🎧 Having a party - the rise of Vardy

Jamie Vardy and Marc Albrighton played everything from Championship to Champions League football together at Leicester
- Published
With the Jamie Vardy party at Leicester City now over, the striker's remarkable journey to becoming the greatest Foxes goalscorer of all time has been chronicled by BBC Radio Leicester.
Former winger Marc Albrighton, who won the Premier League title and lifted the FA Cup alongside the England forward, joins Leicester City commentator Owynn Palmer-Atkin in hosting the five-part series.
Episode one starts at the beginning of Vardy's remarkable football journey and the disappointment of being released by boyhood club Sheffield Wednesday as a teenager.

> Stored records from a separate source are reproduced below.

int dyb_hmr_backward_ev(void* plan, const float* params, const float* acts, const float* d_rotmat, const float* d_state,
                        int n_iter, float* grads, void* ws, size_t ws_bytes, hipStream_t st, hipStream_t aux, const DybEvents* ev) {
  HmrPlan* Pp = reinterpret_cast<HmrPlan*>(plan);
  DYB_REQUIRE(Pp && params && acts && d_rotmat && d_state && grads && ws, DYB_ERR_ARG);
  DYB_REQUIRE(n_iter >= 1 && n_iter <= MAX_ITER, DYB_ERR_UNSUPPORTED);
  DYB_REQUIRE(ws_bytes >= Pp->ws_total, DYB_ERR_WORKSPACE);
  if (aux == st || !ev) aux = nullptr;
  WsCarve w = carve(*Pp, ws);
  static const DybEvents none;
  return backward_body(*Pp, params, acts, d_rotmat, d_state, n_iter, grads, w, st, aux, ev ? *ev : none);
}
void dyb_hmr_param_groups(const void* plan, size_t bounds[2]) {
  const HmrPlan* P = reinterpret_cast<const HmrPlan*>(plan);
  bounds[0] = P->convs[P->blocks[P->layer_last_block[1] + 1].c1].w;
  bounds[1] = P->convs[P->blocks[P->layer_last_block[2] + 1].c1].w;
}
int dyb_hmr_forward_plain(void* plan, const float* params, const float* image, const float* init_state, int n_iter, float* acts,
                          void* ws, size_t ws_bytes, hipStream_t st, const DybFwdGates* gates) {
  HmrPlan* Pp = reinterpret_cast<HmrPlan*>(plan);
  DYB_REQUIRE(Pp && params && image && init_state && acts && ws, DYB_ERR_ARG);
  DYB_REQUIRE(n_iter >= 1 && n_iter <= MAX_ITER, DYB_ERR_UNSUPPORTED);
  DYB_REQUIRE(ws_bytes >= Pp->ws_total && Pp->featHW == 49, DYB_ERR_WORKSPACE);
  WsCarve w = carve(*Pp, ws);
  RUN(dyb_nchw3_to_nhwc4(image, acts + Pp->a_x4, Pp->B, Pp->H, Pp->W, st));
  return forward_body(*Pp, params, init_state, n_iter, acts, w, st, kNoDrop, gates);
// ... 32 lines not shown
  DYB_REQUIRE(Pp && params && acts && d_rotmat && d_state && grads && ws, DYB_ERR_ARG);
  DYB_REQUIRE(n_iter >= 1 && n_iter <= MAX_ITER, DYB_ERR_UNSUPPORTED);
  HmrPlan& P = *Pp;
  DYB_REQUIRE(ws_bytes >= P.ws_total, DYB_ERR_WORKSPACE);
  if (aux == st) aux = nullptr;
  if (aux) RUN(ensure_events(P));
  WsCarve w = carve(P, ws);
  GKey key{{(uintptr_t)params, (uintptr_t)acts, (uintptr_t)d_rotmat, (uintptr_t)d_state, (uintptr_t)grads, (uintptr_t)ws,
            (uintptr_t)st, (uintptr_t)aux, (uintptr_t)n_iter, 0}};
  return run_cached(P, P.gbwd, key, st,
                    [&]() { return backward_body(P, params, acts, d_rotmat, d_state, n_iter, grads, w, st, aux, P.ev); });
}

static int backward_body(HmrPlan& P, const float* params, const float* acts, const float* d_rotmat, const float* d_state,
                         int n_iter, float* grads, const WsCarve& w, hipStream_t st, hipStream_t aux, const DybEvents& E,
                         const DropCfg& drop) {
  DybBf16Scope bf(P.bf16 != 0);
  const int B = P.B;
  float* d_st[MAX_ITER + 1];
  float *d_h2[MAX_ITER], *d_h1[MAX_ITER];
  float* r = w.reg;
  for (int t = 0; t <= MAX_ITER; ++t) { d_st[t] = r; r += (size_t)B * STATE_LD; }
  for (int t = 0; t < MAX_ITER; ++t) { d_h2[t] = r; r += (size_t)B * HID; }
  for (int t = 0; t < MAX_ITER; ++t) { d_h1[t] = r; r += (size_t)B * HID; }
  float* d_xf = r;

  RUN(dyb_scale_add(nullptr, d_state, nullptr, d_st[n_iter], (size_t)B * STATE_LD, st));
  RUN(dyb_rot6d_bwd(acts + P.a_state, STATE_LD, d_rotmat, d_st[n_iter], STATE_LD, B, st));
  for (int t = n_iter - 1; t >= 0; --t) {
    RUN(dyb_linear_bwd_dx(d_st[t + 1], STATE_LD, params + P.dec_w, HID, B, HID, STATE_LD, d_h2[t], HID, 0, HID, nullptr, 0,
                          nullptr, 0, w.lin, P.ws_lin, st));
// ... 3 lines not shown
    if (drop.on) RUN(dropout_launch(d_h1[t], d_h1[t], B * HID, drop, 2u * t, st));
    RUN(dyb_linear_bwd_dx(d_h1[t], HID, params + P.fc1_w + FEAT, FC1_IN_PAD, B, FC1_IN_PAD - FEAT, HID, d_st[t], STATE_LD, 0, 0, d_st[t],
                          STATE_LD, d_st[t + 1], STATE_LD, w.lin, P.ws_lin, st));
  }
  {
    float* sbuf[2] = {d_xf + (size_t)B * FC1_IN_PAD, d_xf + (size_t)B * (FC1_IN_PAD + HID)};
    const float* dsum = d_h1[0];
    for (int t = 1; t < n_iter; ++t) {
      float* o = sbuf[t & 1];
      RUN(dyb_scale_add(nullptr, dsum, d_h1[t], o, (size_t)B * HID, st));
      dsum = o;
    }
    RUN(dyb_linear_bwd_dx(dsum, HID, params + P.fc1_w, FC1_IN_PAD, B, FEAT, HID, d_xf, FC1_IN_PAD, 0, FEAT, nullptr, 0, nullptr, 0, w.lin,
                          P.ws_lin, st));
  }
  {
    const float *dys[MAX_ITER], *xs[MAX_ITER];
    int ldd[MAX_ITER], ldx[MAX_ITER];
    for (int t = 0; t < n_iter; ++t) { dys[t] = d_st[t + 1]; ldd[t] = STATE_LD; xs[t] = acts + (drop.on ? P.a_h2d[t] : P.a_h2[t]); ldx[t] = HID; }
    RUN(dyb_linear_bwd_dw(dys, ldd, xs, ldx, n_iter, B, HID, STATE_LD, grads + P.dec_w, HID, grads + P.dec_b, st));
    for (int t = 0; t < n_iter; ++t) { dys[t] = d_h2[t]; ldd[t] = HID; xs[t] = acts + (drop.on ? P.a_h1d[t] : P.a_h1[t]); ldx[t] = HID; }
    RUN(dyb_linear_bwd_dw(dys, ldd, xs, ldx, n_iter, B, HID, HID, grads + P.fc2_w, HID, grads + P.fc2_b, st));
    for (int t = 0; t < n_iter; ++t) { dys[t] = d_h1[t]; ldd[t] = HID; xs[t] = acts + P.a_xc[t]; ldx[t] = FC1_IN_PAD; }
    RUN(dyb_linear_bwd_dw(dys, ldd, xs, ldx, n_iter, B, FC1_IN_PAD, HID, grads + P.fc1_w, FC1_IN_PAD, grads + P.fc1_b, st));
  }

  float *D0 = w.g[0], *D1 = w.g[1], *Rb = w.g[2];
  RUN(dyb_zero_words(w.sync, (int)(align64(P.convs.size() * SYNC_WORDS) + 2 * DYB_CONV_SYNC_WORDS), st));
  DybConvSyncScope conv_sync(conv_ctr(P, w, 0), DYB_CONV_SYNC_WORDS);
  RUN(dyb_avgpool_bwd(d_xf, FC1_IN_PAD, D0, B, P.featHW, FEAT, st));
  Pending cur = plain(D0);
  float* free_buf = D1;
  std::vector<WgradJob> jobs_store;
  std::vector<WgradJob>* jobs = aux ? &jobs_store : nullptr;
  BwdState bs;
  bs.nch.assign(P.convs.size(), 0); bs.ncolb.assign(P.convs.size(), 0); bs.reduced.assign(P.convs.size(), 0);
  auto push_wgrad = [&](int ci, const float* conv_in, const ConvL* in_prev, const float* dm) -> int {
    WgradJob j{ci, conv_in, in_prev, dm, bs.nch[ci], bs.ncolb[ci], nullptr};
    if (jobs) { jobs->push_back(j); return DYB_OK; }
    return run_wgrad(P, j, params, acts, grads, w, w.conv, st);
// ... 13 lines not shown
    } else {
      RUN(layer_gn_bwd(P, b.c3, params, acts, grads, nullptr, &c2, cur, 1, &dm3, w, st, jobs, nullptr));
    }
    RUN(layer_dgrad_k4(P, b.c3, b.c2, params, acts, dm3, nullptr, w, st, bs, &dm2, &k4));
    if (k4) {
      RUN(push_wgrad(b.c2, nullptr, &c1, dm2));
    } else {
      RUN(layer_dgrad(P, b.c3, params, acts, dm3, free_buf, nullptr, &p3, w, st, bs));
      RUN(layer_gn_bwd(P, b.c2, params, acts, grads, nullptr, &c1, p3, 1, &dm2, w, st, jobs, nullptr, false));
    }
    RUN(layer_dgrad(P, b.c2, params, acts, dm2, other, nullptr, &p2, w, st, bs));
    const float* edge = dm3;
    if (b.cd >= 0) {
      RUN(layer_gn_bwd(P, b.c1, params, acts, grads, xin, nullptr, p2, 1, &dm1, w, st, jobs, nullptr, false));
      RUN(layer_gn_bwd(P, b.cd, params, acts, grads, xin, nullptr, plain(dm3), 0, &dmd, w, st, jobs, ev, false));
      if (aux) RUN(flush_wgrads(P, jobs_store, ev, params, acts, grads, w, aux));
      RUN(layer_dgrad(P, b.cd, params, acts, dmd, Rb, nullptr, nullptr, w, st, bs));
      edge = Rb;
    } else {
      RUN(layer_gn_bwd(P, b.c1, params, acts, grads, xin, nullptr, p2, 1, &dm1, w, st, jobs, ev, false));
      if (aux) RUN(flush_wgrads(P, jobs_store, ev, params, acts, grads, w, aux));
    }
    k4 = false;
    if (bi > 0) {
      const float* dmp = nullptr;
      RUN(layer_dgrad_k4(P, b.c1, P.blocks[bi - 1].c3, params, acts, dm1, edge, w, st, bs, &dmp, &k4));
    }
    if (!k4) {
      RUN(layer_dgrad(P, b.c1, params, acts, dm1, free_buf, edge, &pout, w, st, bs));
      cur = pout;
      if (cur.nslabs == 1) free_buf = other;
    }
  }
  const ConvL& stem = P.convs[0];
  const float* gpool = cur.base;
  float* spare = free_buf;
  if (cur.nslabs > 1) {
    RUN(dyb_splitk_fold(cur.base, cur.nslabs, (size_t)B * P.poolH * P.poolW * stem.K, cur.addend, free_buf, st));
    gpool = free_buf;
    spare = (free_buf == D0) ? D1 : D0;
  }
  RUN(dyb_maxpool3x3s2_bwd(gpool, reinterpret_cast<const uint32_t*>(acts + P.a_poolidx), spare, B, stem.Ho, stem.Wo, stem.K, st));
  const float* dm0;
  RUN(layer_gn_bwd(P, 0, params, acts, grads, acts + P.a_x4, nullptr, plain(spare), 1, &dm0, w, st, jobs,
                   aux ? E.dy[0] : nullptr, false));
  if (aux) RUN(flush_wgrads(P, jobs_store, E.dy[0], params, acts, grads, w, aux));
  if (aux) {
    if (hipEventRecord(E.join, aux) != hipSuccess) return DYB_ERR_LAUNCH;
    if (hipStreamWaitEvent(st, E.join, 0) != hipSuccess) return DYB_ERR_LAUNCH;
  }
  return DYB_OK;
}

His time playing for a college team after that was followed by a life-shaping spell at Stocksbridge Park Steels – where he played for six months with an electronic tag on his ankle after being convicted of assault.
A 6:00pm curfew that was also imposed on Vardy meant the first two occasions that Neil Aspin went to try watch the forward during his time as Halifax boss, he wasn't there because both matches were evening kick-offs.
"From first seeing him, I knew he was a player we had to sign," Aspin said.
It cost the West Yorkshire club £15,000 to get a player that would go on to score 145 Premier League goals and net seven times in 26 internationals for England.
Aspin also tells the story of Vardy coming close to scoring a hat-trick of hat-tricks in one week of his one season with Halifax, which earned him a move to then non-league side Fleetwood Town.
It was his golden-boot winning exploits with the Cod Army, which helped them win promotion to the English Football League for the first time in 2011-12, that made Vardy the first non-league player to cost £1m when he then joined Championship club Leicester.
Steve Walsh, Leicester City's former head of recruitment, talks about how they landed the future star's signature when Southampton had also been "in for him".